The course of psychiatric disorders in patients with indication for emergency psychiatric admission but not presenting in the emergency room needs to be assessed in further studies. On the one hand, the majority of these patients remained without professional support possibly worsening their mental health conditions. It is important to note in this context that non-hospital care options in Germany were also restricted during the first lockdown with psychiatric outpatient cases decreasing by 39.8% at the end of March 2020 and recovery effects not seen before end of May 2020 as compared to the previous year [19]. On the other hand, the pandemic could have curtailed non-essential bed use in treating people with psychiatric disorders. It needs to be emphasized in this context that psychiatric care beds in hospitals per 100,000 inhabitants in 2017 were more than tenfold higher in Germany as compared to Italy, i.e. 128 versus 9 [25]. Clearly, more work is needed to elucidate medium- to long-term effects of the COVID-19 pandemic on mental health care worldwide.

Length of stay

In the current study, length of hospital stay for emergency psychiatric admissions was also determined. Clerici and co-workers demonstrate convincingly that median time of hospitalization significantly increased from 10 days in 2019 to 14 days during COVID-19 in 2020 [9]. In contrast, length of hospital stay was significantly reduced for all psychiatric diagnosis groups examined in the current study. The discrepant results might be well explained by the different patient populations and time periods studied.

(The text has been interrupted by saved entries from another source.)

# AnnSeidel/genometools

Measured on AMD Instinct MI355X. Metric: Gbp/s ESA build (suf+lcp+bwt), 3 Gbp DNA, 1/2/4/8 MI355X; bit-exact vs CPU, higher is better.
Workload: dtype u64; 1 GPU; human-like DNA (2% N, 24 seqs, repeats) n=3000000000 seed=43 -suf -lcp -bwt (BASELINE.json configs[2]); parallelism=1 device, pair_suffixes=341032298, tied_suffixes=390540711, refine_rounds=9, maxbranchdepth=8256

## Files before the change

genometools_amd/_lib.py:

```python
import ctypes
import os
import subprocess

HERE = os.path.dirname(os.path.abspath(__file__))
ROOT = os.path.dirname(HERE)
LIB_PATH = os.path.join(HERE, "libgtamd_esa.so")
SOURCES = [os.path.join(HERE, "csrc", f) for f in
           ("esa_prims.hip", "esa_engine.hip", "esa_synth.hip", "esa_encode.hip",
            "esa_pck.hip", "esa_comm.hip")]
HEADERS = [os.path.join(HERE, "csrc", f) for f in ("esa_common.h", "esa_prims.h", "esa_devutil.h", "esa_msd.h", "esa_msd_blocks.h",
                                                     "esa_pck_replay.h")] + \
          [os.path.join(ROOT, "include", h) for h in ("gtamd_esa.h", "gtamd_encode.h", "gtamd_pck.h")]
HIPCC = os.environ.get("HIPCC", "/opt/rocm/bin/hipcc")


def needs_build():
    if not os.path.exists(LIB_PATH):
        return True
    t = os.path.getmtime(LIB_PATH)
    return any(os.path.getmtime(p) > t for p in SOURCES + HEADERS)


def build_library(force=False, verbose=False):
    if not force and not needs_build():
        return LIB_PATH
    cmd = [HIPCC, "--offload-arch=gfx950", "-O3", "-std=c++17", "-fPIC",
           "-shared", "-Wall", "-Wno-unused-function", "-o", LIB_PATH] + SOURCES
    if verbose:
        print(" ".join(cmd))
    subprocess.run(cmd, check=True)
    return LIB_PATH


class EsaStats(ctypes.Structure):
    _fields_ = [("totallength", ctypes.c_uint64),
                ("numberofallsortedsuffixes", ctypes.c_uint64),
                ("longest", ctypes.c_uint64),
                ("largelcpvalues", ctypes.c_uint64),
                ("maxbranchdepth", ctypes.c_uint64),
                ("lcptabsum", ctypes.c_uint64),
                ("prefixlength", ctypes.c_uint32),
                ("refine_rounds", ctypes.c_uint32),
                ("tied_suffixes", ctypes.c_uint64),
                ("pair_suffixes", ctypes.c_uint64),
                ("device_bytes", ctypes.c_uint64),
                ("msd_big_entries", ctypes.c_uint64),
                ("msd_crowded_entries", ctypes.c_uint64),
                ("rank_entries_built", ctypes.c_uint64)]


class EsaTiming(ctypes.Structure):
    _fields_ = [("total_ms", ctypes.c_float),
                ("keygen_ms", ctypes.c_float),
                ("sort_ms", ctypes.c_float),
                ("finalize_ms", ctypes.c_float),
                ("refine_ms", ctypes.c_float),
                ("tie_fix_ms", ctypes.c_float),
                ("scatter_ms", ctypes.c_float),
                ("scatter_launches", ctypes.c_uint32),
                ("scatter_items", ctypes.c_uint64),
                ("comm_ms", ctypes.c_float),
                ("comm_calls", ctypes.c_uint32),
                ("comm_bytes", ctypes.c_uint64),
                ("alloc_ms", ctypes.c_float),
                ("dominant_kernel", ctypes.c_uint32),
                ("scatter_read_items", ctypes.c_uint64),
                ("scatter_written_items", ctypes.c_uint64)]


class EncodeSummary(ctypes.Structure):
    _fields_ = [(name, ctypes.c_uint64) for name in
                ("totallength", "numofsequences", "specialcharacters",
                 "realspecialranges")] + \
               [("specialrangestab", ctypes.c_uint64 * 3)] + \
               [(name, ctypes.c_uint64) for name in
                ("lengthofspecialprefix", "lengthofspecialsuffix", "wildcards",
                 "realwildcardranges")] + \
               [("wildcardrangestab", ctypes.c_uint64 * 3)] + \
               [(name, ctypes.c_uint64) for name in
                ("lengthofwildcardprefix", "lengthofwildcardsuffix",
                 "lengthoflongestnonspecial", "minseqlen", "maxseqlen",
                 "equallength")] + \
               [("characterdistribution", ctypes.c_uint64 * 32),
                ("originaldistribution", ctypes.c_uint64 * 256)]


class PckParams(ctypes.Structure):
    _fields_ = [("block_size", ctypes.c_uint32), ("bucket_blocks", ctypes.c_uint32),
                ("locate_interval", ctypes.c_uint32), ("feature_toggles", ctypes.c_int32),
                ("with_statistics", ctypes.c_int32)]


class PckInfo(ctypes.Structure):
    _fields_ = [(name, ctypes.c_uint64) for name in
                ("file_bytes", "cw_data_pos", "var_data_pos", "range_enc_pos",
                 "num_buckets", "num_regions", "var_bits")] + \
               [("cw_bits", ctypes.c_uint32), ("build_ms", ctypes.c_float)]
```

It is interesting to note in this context that hospital length of stay was significantly higher in the early as compared to the late study period for all psychiatric diagnoses studied in the current report. Since hospitals emerged as a source of many COVID-19 infections, a growing notion of the dangers of nosocomial infection might have contributed to the shortening of inpatient stays over time. Furthermore, patients remaining in hospital during the early phase of the lockdown might have been more severely affected by mental health problems as compared to the later phase. In addition, patients in the early phase of the pandemic might have felt secure in the hospital due to high hygienic standards and frequent smear tests. However, no data are available in the currently studied cohort to assess these hypotheses. Parallel reduction of new admissions combined with less pressure to discharge inpatients as suggested by Clerici and co-workers [9] might also contribute.

Strengths and limitations

Strengths of the study include the large sample size from a regionally diverse German hospital network. Limitations include the retrospective nature of the analysis. Furthermore,

data from an administrative, multi-center dataset were studied which were not stored for research purposes but for remuneration reasons. This could potentially affect the encoded information [26] and quality of the results depends to a large extent on the correct encoding of ICD-codes [27]. Moreover, patient outcome data are not available in the pseudonymized data set used for the current study.

Conclusions

Taken together, the current study demonstrates that both emergency hospital admissions and length of hospital stay significantly decreased for a broad range of psychiatric disorders during the COVID-19 outbreak in Germany. Increased length of hospital stay during the early as compared to the late phase of the outbreak might be due to a growing notion of the dangers of nosocomial infection over time and more severe disease in affected patients. It needs to be assessed in further studies whether health-care systems will face increased demand for provision of mental health care in the nearer future.